#### TASK REQUIREMENTS:
Could you filter the records below and keep only the lines with the word "nullptr"?

::::::::

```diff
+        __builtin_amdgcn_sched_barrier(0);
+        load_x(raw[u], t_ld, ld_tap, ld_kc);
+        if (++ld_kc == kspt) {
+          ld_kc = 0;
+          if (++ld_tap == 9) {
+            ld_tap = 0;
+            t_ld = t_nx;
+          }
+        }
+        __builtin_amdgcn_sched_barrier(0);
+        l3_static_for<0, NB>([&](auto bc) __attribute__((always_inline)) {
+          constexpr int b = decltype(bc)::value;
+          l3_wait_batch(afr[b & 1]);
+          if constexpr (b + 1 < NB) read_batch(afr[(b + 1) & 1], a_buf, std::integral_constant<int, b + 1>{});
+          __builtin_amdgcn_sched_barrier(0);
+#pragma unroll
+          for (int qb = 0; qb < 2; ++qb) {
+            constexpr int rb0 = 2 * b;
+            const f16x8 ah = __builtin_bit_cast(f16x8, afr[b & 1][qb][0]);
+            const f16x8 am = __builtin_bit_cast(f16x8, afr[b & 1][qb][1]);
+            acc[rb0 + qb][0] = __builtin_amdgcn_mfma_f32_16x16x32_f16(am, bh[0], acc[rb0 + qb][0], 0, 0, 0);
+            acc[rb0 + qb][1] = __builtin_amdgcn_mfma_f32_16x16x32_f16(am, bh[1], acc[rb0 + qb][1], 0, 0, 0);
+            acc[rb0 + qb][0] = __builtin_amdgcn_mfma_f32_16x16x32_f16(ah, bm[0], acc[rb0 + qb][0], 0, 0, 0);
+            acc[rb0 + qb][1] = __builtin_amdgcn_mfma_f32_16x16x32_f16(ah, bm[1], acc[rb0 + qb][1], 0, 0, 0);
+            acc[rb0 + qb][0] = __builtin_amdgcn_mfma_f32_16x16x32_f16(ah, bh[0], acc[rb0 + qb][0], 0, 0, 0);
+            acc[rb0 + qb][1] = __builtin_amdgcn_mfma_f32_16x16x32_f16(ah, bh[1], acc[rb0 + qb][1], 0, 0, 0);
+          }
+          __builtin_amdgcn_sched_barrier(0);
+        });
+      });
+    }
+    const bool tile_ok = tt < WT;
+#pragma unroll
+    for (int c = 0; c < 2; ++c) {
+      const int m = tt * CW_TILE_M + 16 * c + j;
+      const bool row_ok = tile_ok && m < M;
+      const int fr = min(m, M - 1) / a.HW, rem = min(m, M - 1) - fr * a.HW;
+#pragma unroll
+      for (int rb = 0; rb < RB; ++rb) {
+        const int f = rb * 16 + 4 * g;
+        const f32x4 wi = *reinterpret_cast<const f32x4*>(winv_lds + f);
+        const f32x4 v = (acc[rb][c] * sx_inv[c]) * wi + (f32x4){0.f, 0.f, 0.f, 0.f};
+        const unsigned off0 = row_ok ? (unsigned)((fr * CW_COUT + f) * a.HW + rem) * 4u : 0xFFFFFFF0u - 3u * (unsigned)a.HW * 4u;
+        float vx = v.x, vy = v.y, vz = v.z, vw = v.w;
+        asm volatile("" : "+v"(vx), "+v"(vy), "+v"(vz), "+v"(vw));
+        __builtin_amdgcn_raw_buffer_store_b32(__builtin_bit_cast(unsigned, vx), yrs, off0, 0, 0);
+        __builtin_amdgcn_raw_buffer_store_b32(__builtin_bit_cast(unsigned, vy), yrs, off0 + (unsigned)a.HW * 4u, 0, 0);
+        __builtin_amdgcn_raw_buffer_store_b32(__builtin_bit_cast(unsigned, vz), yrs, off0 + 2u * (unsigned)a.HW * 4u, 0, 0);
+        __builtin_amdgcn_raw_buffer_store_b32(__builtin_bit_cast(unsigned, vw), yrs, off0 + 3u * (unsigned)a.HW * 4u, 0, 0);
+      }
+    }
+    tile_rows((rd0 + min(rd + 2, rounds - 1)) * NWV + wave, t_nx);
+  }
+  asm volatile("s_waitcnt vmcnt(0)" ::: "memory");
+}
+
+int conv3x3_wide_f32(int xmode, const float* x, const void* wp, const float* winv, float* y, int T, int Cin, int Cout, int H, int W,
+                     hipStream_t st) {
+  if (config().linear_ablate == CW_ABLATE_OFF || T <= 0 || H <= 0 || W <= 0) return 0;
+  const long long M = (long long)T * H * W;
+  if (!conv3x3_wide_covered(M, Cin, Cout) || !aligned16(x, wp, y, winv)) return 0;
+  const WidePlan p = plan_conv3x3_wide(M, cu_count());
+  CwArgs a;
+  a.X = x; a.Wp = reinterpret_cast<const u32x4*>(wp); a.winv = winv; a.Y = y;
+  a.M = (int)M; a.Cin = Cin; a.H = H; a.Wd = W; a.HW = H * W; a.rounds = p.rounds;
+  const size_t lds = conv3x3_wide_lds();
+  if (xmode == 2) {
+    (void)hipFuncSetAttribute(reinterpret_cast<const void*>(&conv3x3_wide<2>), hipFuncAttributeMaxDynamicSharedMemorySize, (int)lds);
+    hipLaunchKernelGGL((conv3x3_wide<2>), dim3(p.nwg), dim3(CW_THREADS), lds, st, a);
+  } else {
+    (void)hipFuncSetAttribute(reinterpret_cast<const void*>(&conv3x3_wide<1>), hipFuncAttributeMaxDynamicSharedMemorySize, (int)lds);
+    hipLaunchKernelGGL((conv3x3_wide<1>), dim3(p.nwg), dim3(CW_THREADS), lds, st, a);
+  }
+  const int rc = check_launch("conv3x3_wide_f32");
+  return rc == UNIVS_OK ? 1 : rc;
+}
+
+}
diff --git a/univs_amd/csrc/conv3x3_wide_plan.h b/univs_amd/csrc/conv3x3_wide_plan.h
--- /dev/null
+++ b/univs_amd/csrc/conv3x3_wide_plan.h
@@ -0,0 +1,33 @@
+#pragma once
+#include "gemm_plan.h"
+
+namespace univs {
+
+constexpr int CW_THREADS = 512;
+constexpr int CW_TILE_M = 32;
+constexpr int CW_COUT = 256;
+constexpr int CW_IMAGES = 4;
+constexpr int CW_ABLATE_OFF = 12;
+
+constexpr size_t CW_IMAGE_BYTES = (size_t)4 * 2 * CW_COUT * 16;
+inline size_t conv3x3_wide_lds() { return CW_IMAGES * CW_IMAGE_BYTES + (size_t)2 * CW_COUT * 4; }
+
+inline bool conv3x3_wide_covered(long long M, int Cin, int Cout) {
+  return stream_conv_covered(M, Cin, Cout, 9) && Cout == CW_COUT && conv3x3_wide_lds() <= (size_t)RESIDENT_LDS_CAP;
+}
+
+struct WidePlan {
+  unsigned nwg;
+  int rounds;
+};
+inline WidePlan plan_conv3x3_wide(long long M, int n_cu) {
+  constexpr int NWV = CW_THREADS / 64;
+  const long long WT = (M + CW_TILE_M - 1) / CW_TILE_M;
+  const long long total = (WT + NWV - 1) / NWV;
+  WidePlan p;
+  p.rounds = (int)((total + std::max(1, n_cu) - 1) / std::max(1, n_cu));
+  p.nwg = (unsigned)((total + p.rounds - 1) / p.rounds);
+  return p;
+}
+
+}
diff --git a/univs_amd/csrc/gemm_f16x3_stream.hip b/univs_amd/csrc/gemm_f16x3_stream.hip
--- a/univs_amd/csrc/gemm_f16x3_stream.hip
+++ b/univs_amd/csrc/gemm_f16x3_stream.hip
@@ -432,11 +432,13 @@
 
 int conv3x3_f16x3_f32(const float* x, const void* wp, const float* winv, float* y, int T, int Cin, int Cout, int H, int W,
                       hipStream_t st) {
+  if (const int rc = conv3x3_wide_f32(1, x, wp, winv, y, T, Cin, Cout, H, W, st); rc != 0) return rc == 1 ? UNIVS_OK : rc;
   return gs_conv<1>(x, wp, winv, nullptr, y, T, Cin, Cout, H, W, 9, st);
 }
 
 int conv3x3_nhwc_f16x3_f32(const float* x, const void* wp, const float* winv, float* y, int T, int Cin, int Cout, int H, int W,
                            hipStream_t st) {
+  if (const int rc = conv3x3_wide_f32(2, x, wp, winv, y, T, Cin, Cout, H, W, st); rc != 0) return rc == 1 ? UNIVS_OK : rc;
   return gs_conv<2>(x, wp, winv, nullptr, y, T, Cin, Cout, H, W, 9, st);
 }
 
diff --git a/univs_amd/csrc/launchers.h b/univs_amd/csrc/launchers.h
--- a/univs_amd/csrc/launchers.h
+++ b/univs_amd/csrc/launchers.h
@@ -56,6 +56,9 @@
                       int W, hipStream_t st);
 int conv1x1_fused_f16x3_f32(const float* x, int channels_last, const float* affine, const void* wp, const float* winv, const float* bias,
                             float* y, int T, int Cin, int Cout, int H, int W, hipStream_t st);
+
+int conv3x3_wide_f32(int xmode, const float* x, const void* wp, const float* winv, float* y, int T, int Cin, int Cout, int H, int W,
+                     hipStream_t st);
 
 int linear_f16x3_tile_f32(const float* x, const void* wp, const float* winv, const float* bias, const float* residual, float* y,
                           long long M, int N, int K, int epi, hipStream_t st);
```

::::::::

#### YOUR SOLUTION:
   return gs_conv<1>(x, wp, winv, nullptr, y, T, Cin, Cout, H, W, 9, st);
   return gs_conv<2>(x, wp, winv, nullptr, y, T, Cin, Cout, H, W, 9, st);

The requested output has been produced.